### MATERIAL TO PROCESS

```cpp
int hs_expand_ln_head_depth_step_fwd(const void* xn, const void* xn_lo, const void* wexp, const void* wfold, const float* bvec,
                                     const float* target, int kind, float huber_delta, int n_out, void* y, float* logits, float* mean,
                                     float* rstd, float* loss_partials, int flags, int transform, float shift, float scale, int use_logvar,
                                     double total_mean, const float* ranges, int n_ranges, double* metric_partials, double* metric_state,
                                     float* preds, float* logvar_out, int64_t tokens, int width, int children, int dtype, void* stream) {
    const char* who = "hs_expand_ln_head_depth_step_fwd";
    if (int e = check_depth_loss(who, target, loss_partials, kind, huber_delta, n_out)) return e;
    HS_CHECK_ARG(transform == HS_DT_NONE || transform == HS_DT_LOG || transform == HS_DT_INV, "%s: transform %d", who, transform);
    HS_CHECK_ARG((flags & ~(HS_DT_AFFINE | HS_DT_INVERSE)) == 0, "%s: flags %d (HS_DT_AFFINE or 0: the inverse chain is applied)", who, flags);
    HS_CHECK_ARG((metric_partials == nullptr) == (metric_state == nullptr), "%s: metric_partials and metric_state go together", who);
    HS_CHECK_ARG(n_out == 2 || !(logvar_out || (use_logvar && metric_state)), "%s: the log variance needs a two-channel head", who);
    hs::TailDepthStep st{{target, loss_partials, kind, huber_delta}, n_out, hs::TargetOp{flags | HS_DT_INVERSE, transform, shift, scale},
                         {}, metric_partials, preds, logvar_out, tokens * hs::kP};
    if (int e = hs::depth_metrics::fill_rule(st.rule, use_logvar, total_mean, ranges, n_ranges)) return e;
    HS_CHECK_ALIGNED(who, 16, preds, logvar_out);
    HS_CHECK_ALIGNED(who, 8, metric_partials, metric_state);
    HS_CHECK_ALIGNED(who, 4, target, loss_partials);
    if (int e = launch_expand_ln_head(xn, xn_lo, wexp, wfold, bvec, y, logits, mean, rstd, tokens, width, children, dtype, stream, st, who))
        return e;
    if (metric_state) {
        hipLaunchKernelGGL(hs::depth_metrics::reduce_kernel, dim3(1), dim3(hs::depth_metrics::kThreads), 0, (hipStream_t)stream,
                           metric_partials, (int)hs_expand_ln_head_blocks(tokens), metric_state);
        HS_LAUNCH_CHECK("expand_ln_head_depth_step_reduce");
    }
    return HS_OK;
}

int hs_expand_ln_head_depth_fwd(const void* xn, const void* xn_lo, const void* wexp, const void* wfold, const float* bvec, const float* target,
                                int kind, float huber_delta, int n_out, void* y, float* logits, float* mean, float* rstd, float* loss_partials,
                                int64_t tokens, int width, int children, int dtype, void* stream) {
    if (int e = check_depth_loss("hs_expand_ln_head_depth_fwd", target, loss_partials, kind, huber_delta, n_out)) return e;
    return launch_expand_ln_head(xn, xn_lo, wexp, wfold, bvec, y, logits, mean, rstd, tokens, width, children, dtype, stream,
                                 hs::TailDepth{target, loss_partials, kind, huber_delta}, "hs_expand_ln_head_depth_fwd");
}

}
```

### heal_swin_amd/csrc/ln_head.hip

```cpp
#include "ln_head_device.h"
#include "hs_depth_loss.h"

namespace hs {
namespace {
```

######
### MATERIAL TO PROCESS

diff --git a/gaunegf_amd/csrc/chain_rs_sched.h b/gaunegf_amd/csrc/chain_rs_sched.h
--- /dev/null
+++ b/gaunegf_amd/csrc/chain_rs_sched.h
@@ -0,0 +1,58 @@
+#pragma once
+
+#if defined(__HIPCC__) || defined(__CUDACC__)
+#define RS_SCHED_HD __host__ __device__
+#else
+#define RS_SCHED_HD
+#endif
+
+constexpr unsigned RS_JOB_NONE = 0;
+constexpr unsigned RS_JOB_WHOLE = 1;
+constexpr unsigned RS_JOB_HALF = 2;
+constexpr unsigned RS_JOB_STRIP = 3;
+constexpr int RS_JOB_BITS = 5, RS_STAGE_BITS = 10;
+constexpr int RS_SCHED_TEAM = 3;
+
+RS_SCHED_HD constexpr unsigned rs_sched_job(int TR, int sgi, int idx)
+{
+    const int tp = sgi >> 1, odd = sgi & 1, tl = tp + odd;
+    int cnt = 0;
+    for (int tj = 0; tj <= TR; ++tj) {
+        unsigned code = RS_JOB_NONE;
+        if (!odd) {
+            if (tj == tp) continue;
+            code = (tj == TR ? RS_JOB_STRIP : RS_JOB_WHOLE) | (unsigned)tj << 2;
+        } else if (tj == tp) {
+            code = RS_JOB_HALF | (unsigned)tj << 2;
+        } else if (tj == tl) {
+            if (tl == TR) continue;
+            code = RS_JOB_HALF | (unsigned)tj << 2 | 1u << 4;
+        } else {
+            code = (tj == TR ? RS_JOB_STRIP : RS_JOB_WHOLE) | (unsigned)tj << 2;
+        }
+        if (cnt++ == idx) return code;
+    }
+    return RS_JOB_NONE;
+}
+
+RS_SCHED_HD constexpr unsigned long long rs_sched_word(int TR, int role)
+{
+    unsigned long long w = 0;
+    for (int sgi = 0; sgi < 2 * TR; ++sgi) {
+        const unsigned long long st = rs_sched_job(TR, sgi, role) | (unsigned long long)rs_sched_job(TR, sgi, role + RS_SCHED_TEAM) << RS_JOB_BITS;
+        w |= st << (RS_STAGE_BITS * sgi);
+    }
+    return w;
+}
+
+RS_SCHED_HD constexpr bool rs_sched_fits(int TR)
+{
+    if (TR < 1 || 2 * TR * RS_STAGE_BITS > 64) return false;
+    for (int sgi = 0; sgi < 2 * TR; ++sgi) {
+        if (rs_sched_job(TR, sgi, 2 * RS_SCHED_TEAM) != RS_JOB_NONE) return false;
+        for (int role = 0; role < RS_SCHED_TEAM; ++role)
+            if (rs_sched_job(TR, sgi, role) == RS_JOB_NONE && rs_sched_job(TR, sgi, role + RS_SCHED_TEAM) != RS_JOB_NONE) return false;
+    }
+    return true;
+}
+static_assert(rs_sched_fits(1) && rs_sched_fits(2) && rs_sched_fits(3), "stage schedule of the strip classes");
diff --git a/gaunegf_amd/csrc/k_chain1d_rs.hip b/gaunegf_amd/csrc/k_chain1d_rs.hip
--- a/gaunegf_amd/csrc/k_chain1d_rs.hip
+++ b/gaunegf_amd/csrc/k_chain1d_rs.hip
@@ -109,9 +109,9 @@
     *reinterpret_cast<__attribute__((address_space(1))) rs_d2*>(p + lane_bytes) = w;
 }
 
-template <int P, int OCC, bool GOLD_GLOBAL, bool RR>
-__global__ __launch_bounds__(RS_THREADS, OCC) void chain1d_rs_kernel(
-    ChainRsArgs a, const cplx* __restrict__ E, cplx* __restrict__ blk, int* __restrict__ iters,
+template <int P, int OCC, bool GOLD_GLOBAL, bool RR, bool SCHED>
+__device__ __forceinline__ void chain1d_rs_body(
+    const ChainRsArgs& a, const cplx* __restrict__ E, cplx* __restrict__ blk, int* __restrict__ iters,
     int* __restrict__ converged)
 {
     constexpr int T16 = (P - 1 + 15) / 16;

######

▶ [ACTION ITEM]:
How many lines of the entries above contain the word "kind"? Give the number alone.

▶ [SOLUTION]:
6